**Work to complete**
Copy every line below that has the word "CountGeom" in it.

==== Data to process ====

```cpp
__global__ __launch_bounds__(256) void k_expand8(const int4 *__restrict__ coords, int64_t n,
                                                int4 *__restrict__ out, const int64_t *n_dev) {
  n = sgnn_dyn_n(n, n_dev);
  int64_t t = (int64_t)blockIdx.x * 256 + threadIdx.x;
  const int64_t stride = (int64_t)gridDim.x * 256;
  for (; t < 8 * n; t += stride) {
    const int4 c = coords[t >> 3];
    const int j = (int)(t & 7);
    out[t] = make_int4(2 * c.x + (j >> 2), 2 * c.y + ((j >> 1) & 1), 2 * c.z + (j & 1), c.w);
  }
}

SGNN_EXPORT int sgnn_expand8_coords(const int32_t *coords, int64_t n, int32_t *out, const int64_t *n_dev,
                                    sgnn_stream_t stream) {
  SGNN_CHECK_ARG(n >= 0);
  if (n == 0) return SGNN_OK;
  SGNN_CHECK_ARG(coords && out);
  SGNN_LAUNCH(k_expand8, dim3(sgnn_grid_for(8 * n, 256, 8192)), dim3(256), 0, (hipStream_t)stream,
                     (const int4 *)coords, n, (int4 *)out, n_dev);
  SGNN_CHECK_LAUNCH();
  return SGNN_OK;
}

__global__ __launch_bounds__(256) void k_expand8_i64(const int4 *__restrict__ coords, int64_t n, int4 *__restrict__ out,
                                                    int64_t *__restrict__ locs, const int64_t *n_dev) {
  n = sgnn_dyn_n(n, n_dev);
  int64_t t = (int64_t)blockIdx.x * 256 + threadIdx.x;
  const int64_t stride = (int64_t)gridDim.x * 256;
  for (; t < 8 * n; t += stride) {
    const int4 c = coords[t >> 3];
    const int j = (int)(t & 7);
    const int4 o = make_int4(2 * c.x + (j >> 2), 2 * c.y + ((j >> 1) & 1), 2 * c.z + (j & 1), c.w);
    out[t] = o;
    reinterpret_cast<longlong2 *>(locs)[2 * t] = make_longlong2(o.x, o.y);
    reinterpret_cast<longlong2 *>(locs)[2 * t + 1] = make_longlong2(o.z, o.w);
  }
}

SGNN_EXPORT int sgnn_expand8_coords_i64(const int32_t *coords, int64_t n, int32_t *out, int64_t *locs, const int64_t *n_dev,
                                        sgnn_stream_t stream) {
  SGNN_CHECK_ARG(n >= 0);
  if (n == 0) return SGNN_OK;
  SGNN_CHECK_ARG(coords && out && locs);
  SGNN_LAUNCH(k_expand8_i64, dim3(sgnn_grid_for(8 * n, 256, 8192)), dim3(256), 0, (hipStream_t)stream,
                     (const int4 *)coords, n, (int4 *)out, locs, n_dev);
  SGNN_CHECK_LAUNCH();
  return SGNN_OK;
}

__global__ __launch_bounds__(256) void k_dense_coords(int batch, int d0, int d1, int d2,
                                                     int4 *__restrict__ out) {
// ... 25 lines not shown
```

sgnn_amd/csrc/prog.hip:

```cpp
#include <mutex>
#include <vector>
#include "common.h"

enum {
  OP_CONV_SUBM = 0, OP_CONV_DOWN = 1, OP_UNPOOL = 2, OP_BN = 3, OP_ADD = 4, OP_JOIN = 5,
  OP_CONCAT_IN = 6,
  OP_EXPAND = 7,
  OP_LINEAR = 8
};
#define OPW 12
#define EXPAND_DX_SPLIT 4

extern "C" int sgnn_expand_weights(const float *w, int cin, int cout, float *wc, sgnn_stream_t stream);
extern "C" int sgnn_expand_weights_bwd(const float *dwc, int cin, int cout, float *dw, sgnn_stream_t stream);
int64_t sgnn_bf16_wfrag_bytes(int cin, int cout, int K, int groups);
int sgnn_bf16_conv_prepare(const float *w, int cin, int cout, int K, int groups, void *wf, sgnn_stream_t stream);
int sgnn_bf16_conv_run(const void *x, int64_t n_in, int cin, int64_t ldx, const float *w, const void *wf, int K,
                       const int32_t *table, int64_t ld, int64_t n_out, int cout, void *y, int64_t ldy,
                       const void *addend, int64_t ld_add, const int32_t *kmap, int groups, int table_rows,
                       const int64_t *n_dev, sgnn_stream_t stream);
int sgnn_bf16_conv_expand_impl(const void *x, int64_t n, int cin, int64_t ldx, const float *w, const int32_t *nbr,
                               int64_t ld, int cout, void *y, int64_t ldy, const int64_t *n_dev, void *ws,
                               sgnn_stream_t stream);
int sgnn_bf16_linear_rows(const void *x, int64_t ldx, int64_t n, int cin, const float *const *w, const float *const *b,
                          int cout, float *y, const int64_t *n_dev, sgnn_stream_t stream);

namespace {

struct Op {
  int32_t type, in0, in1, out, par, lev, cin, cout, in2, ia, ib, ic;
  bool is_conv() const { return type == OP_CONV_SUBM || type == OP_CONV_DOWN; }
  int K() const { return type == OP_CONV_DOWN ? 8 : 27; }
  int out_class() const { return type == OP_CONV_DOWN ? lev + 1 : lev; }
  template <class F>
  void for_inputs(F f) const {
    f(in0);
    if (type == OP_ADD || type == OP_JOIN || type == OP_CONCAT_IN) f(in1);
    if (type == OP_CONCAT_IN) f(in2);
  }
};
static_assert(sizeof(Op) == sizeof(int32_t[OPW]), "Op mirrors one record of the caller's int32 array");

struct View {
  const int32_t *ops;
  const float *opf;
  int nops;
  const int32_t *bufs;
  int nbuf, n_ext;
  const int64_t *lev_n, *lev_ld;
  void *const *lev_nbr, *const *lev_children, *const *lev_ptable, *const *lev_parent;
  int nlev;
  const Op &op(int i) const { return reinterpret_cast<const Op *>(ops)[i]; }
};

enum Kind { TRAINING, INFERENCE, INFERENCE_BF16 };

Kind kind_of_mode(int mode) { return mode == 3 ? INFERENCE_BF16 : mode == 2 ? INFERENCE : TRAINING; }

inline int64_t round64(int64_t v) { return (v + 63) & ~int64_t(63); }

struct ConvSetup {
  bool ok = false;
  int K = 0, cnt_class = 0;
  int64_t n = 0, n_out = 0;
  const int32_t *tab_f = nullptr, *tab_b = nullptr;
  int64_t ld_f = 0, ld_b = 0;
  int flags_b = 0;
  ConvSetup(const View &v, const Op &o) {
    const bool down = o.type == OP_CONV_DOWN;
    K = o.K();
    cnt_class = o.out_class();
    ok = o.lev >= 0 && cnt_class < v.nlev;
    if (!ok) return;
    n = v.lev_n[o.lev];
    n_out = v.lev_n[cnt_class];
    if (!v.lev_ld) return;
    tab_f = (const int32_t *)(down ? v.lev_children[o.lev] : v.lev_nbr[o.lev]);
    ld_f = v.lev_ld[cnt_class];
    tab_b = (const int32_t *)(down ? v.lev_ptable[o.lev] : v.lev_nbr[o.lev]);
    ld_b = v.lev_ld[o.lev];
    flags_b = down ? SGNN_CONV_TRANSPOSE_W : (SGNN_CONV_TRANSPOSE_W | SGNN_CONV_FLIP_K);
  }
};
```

====
==== Data to process ====

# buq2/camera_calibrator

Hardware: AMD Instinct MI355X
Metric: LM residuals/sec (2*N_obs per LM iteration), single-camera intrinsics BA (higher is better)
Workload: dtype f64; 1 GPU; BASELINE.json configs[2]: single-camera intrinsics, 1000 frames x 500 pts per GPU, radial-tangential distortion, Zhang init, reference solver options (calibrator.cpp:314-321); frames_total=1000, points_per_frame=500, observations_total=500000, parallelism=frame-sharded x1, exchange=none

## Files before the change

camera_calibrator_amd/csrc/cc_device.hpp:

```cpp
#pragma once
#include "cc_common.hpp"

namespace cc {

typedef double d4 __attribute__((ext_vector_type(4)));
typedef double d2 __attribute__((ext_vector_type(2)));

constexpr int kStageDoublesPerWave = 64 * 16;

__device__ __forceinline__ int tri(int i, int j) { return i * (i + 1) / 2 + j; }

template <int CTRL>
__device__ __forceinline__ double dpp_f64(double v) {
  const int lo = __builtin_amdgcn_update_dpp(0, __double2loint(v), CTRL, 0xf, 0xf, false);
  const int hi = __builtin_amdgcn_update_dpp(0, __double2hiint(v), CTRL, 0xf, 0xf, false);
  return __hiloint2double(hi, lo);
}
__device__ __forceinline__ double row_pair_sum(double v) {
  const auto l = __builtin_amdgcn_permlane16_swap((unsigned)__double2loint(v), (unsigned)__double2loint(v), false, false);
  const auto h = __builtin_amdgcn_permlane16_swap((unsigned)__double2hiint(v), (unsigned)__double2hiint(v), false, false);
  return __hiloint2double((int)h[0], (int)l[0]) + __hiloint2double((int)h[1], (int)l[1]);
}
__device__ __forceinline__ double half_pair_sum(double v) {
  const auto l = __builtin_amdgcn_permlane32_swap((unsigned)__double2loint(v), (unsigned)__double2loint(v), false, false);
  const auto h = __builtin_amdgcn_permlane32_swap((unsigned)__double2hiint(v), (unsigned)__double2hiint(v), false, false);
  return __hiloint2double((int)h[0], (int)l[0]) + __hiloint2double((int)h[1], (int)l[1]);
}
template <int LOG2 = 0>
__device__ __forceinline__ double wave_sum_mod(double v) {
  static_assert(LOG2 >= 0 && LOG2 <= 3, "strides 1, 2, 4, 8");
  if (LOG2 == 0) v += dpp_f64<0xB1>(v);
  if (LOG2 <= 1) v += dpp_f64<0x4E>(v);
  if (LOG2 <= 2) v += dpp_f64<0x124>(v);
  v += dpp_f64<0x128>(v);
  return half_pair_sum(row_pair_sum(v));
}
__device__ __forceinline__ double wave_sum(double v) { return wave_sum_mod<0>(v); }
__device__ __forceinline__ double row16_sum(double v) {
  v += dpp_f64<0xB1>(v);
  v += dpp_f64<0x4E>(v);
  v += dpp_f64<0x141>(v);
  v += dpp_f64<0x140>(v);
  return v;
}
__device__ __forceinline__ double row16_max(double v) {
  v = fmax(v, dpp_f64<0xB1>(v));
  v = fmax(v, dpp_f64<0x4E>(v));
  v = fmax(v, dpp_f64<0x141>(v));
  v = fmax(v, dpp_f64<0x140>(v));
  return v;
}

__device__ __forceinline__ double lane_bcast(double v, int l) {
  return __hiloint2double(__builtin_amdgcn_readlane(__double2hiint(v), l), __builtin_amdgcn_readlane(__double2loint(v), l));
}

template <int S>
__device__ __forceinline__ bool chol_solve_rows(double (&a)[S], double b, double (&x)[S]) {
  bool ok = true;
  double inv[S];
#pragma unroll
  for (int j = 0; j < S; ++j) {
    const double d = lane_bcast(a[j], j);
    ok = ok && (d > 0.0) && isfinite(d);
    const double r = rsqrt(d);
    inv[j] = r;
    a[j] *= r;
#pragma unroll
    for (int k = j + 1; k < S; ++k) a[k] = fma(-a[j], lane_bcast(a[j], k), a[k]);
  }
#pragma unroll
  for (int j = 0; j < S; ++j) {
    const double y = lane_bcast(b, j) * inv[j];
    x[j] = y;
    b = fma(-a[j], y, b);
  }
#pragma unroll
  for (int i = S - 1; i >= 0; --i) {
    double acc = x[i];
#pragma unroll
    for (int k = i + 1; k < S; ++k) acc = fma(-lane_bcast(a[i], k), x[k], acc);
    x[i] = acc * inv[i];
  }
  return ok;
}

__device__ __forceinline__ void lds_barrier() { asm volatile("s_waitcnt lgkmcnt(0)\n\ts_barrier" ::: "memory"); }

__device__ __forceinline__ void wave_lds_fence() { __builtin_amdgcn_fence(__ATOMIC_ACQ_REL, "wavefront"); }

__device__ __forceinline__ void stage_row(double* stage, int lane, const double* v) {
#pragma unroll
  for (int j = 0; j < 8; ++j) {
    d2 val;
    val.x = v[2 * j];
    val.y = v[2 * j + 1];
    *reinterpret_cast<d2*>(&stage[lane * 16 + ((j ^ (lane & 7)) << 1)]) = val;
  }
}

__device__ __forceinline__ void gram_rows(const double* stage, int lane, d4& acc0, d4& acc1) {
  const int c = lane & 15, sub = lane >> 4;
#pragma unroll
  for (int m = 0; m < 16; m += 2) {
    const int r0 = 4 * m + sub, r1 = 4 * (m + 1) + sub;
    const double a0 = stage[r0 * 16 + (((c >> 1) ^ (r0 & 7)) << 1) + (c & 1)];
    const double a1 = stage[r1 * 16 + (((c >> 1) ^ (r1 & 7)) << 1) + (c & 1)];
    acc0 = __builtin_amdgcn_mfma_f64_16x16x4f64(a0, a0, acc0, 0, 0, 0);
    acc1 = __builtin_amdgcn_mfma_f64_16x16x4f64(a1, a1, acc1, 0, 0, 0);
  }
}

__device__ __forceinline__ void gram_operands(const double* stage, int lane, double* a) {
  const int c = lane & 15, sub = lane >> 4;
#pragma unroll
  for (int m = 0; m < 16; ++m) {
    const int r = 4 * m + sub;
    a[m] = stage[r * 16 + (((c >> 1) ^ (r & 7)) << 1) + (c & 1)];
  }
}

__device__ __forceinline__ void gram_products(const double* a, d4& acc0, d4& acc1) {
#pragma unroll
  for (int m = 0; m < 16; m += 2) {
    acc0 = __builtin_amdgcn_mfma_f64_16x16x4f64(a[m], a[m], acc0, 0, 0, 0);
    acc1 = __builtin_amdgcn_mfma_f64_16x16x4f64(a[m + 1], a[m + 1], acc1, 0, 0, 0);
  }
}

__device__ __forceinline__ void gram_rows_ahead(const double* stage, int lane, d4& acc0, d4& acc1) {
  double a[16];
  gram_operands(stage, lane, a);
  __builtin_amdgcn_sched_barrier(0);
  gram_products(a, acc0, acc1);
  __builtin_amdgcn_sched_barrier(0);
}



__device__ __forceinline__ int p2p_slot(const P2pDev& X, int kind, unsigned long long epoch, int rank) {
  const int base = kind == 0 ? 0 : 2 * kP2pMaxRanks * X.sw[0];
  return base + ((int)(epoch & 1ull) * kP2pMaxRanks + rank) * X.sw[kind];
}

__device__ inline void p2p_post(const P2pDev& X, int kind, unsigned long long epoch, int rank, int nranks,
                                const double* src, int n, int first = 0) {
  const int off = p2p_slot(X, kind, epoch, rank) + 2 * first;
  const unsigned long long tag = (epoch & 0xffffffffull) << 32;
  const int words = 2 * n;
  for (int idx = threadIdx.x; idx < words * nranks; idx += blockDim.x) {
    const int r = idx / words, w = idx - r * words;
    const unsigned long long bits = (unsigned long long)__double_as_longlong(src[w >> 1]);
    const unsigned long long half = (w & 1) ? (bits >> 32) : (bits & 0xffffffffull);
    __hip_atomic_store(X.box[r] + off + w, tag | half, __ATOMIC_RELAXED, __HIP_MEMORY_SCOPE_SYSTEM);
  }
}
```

====
==== Data to process ====

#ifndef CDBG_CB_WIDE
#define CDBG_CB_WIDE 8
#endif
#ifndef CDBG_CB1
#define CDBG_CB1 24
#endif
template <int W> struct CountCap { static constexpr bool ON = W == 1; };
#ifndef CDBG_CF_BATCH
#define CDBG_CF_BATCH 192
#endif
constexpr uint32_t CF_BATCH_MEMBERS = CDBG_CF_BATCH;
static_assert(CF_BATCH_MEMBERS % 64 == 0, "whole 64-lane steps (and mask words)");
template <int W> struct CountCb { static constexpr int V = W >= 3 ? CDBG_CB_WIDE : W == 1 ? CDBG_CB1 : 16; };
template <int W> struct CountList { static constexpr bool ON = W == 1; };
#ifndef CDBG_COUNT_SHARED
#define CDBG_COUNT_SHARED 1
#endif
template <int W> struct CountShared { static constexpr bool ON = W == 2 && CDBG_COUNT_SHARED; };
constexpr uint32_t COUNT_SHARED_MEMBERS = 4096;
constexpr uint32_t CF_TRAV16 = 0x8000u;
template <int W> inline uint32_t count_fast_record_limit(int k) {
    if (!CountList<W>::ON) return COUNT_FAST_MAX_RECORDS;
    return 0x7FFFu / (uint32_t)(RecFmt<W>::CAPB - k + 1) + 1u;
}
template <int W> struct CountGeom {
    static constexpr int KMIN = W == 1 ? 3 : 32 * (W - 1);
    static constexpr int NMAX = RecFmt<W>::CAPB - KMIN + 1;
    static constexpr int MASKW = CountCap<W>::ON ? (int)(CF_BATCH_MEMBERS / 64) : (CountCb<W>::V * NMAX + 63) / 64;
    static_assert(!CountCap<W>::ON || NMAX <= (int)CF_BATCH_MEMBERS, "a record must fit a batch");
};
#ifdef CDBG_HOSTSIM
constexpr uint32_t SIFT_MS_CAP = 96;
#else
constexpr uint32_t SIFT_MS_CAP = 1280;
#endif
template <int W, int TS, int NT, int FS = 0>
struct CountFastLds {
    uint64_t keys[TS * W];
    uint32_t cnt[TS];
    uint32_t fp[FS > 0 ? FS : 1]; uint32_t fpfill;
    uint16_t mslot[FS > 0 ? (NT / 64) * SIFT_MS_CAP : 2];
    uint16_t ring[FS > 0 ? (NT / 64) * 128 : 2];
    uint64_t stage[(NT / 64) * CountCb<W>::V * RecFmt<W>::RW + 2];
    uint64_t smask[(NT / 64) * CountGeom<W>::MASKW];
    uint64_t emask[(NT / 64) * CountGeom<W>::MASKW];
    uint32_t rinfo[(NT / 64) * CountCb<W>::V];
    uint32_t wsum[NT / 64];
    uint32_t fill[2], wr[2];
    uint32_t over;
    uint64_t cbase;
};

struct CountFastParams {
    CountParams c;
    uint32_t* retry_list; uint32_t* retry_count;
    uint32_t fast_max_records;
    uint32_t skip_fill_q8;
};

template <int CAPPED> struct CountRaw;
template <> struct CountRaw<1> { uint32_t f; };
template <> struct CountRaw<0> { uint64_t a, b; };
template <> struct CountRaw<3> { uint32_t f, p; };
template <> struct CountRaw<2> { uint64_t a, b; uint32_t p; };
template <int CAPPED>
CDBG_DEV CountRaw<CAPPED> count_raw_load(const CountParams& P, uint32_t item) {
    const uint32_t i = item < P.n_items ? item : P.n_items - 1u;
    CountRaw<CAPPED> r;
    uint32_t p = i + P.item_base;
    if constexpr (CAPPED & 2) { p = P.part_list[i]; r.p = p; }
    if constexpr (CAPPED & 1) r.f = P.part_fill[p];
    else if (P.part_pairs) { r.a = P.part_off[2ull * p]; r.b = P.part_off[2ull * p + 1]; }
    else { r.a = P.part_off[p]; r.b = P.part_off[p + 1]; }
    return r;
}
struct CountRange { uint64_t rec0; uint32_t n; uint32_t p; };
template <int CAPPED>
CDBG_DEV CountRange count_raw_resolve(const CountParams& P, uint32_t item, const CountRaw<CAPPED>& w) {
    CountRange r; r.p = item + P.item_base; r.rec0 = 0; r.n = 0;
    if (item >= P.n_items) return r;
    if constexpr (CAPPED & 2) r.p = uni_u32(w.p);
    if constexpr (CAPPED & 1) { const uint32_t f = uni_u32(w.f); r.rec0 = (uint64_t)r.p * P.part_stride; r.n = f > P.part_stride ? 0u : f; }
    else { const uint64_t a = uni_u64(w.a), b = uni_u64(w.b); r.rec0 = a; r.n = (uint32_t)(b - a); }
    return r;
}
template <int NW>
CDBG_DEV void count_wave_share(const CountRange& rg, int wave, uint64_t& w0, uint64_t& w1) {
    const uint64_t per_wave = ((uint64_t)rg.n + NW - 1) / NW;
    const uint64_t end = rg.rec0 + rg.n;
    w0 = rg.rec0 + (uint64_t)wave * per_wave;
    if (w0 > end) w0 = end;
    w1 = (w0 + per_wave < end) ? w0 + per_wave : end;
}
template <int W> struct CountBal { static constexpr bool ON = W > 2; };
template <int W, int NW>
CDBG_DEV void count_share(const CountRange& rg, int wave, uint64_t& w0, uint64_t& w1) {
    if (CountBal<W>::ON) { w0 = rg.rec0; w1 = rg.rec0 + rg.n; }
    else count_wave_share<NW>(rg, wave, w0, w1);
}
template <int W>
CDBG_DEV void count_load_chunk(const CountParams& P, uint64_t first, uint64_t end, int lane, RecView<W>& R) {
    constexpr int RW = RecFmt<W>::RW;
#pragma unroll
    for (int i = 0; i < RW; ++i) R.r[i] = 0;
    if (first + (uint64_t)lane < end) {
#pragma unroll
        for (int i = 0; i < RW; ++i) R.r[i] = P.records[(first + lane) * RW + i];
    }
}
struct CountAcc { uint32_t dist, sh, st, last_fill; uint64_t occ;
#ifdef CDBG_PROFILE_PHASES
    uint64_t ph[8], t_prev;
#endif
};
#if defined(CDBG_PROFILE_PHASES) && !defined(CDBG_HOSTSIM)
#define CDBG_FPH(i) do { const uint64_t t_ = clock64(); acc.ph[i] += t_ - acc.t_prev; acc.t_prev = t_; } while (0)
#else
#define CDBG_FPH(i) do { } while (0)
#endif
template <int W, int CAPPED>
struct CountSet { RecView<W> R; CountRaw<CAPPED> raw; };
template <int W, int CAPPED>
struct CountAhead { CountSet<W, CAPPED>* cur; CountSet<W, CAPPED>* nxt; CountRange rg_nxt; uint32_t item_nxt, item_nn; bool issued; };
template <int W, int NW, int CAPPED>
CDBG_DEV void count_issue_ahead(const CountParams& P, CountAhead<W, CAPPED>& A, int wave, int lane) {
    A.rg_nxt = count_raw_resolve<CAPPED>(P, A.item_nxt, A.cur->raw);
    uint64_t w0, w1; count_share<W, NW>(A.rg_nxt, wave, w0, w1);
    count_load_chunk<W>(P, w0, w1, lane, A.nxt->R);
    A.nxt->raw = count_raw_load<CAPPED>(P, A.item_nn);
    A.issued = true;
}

====

**Answer section**
template <int W> struct CountGeom {
    uint64_t smask[(NT / 64) * CountGeom<W>::MASKW];
    uint64_t emask[(NT / 64) * CountGeom<W>::MASKW];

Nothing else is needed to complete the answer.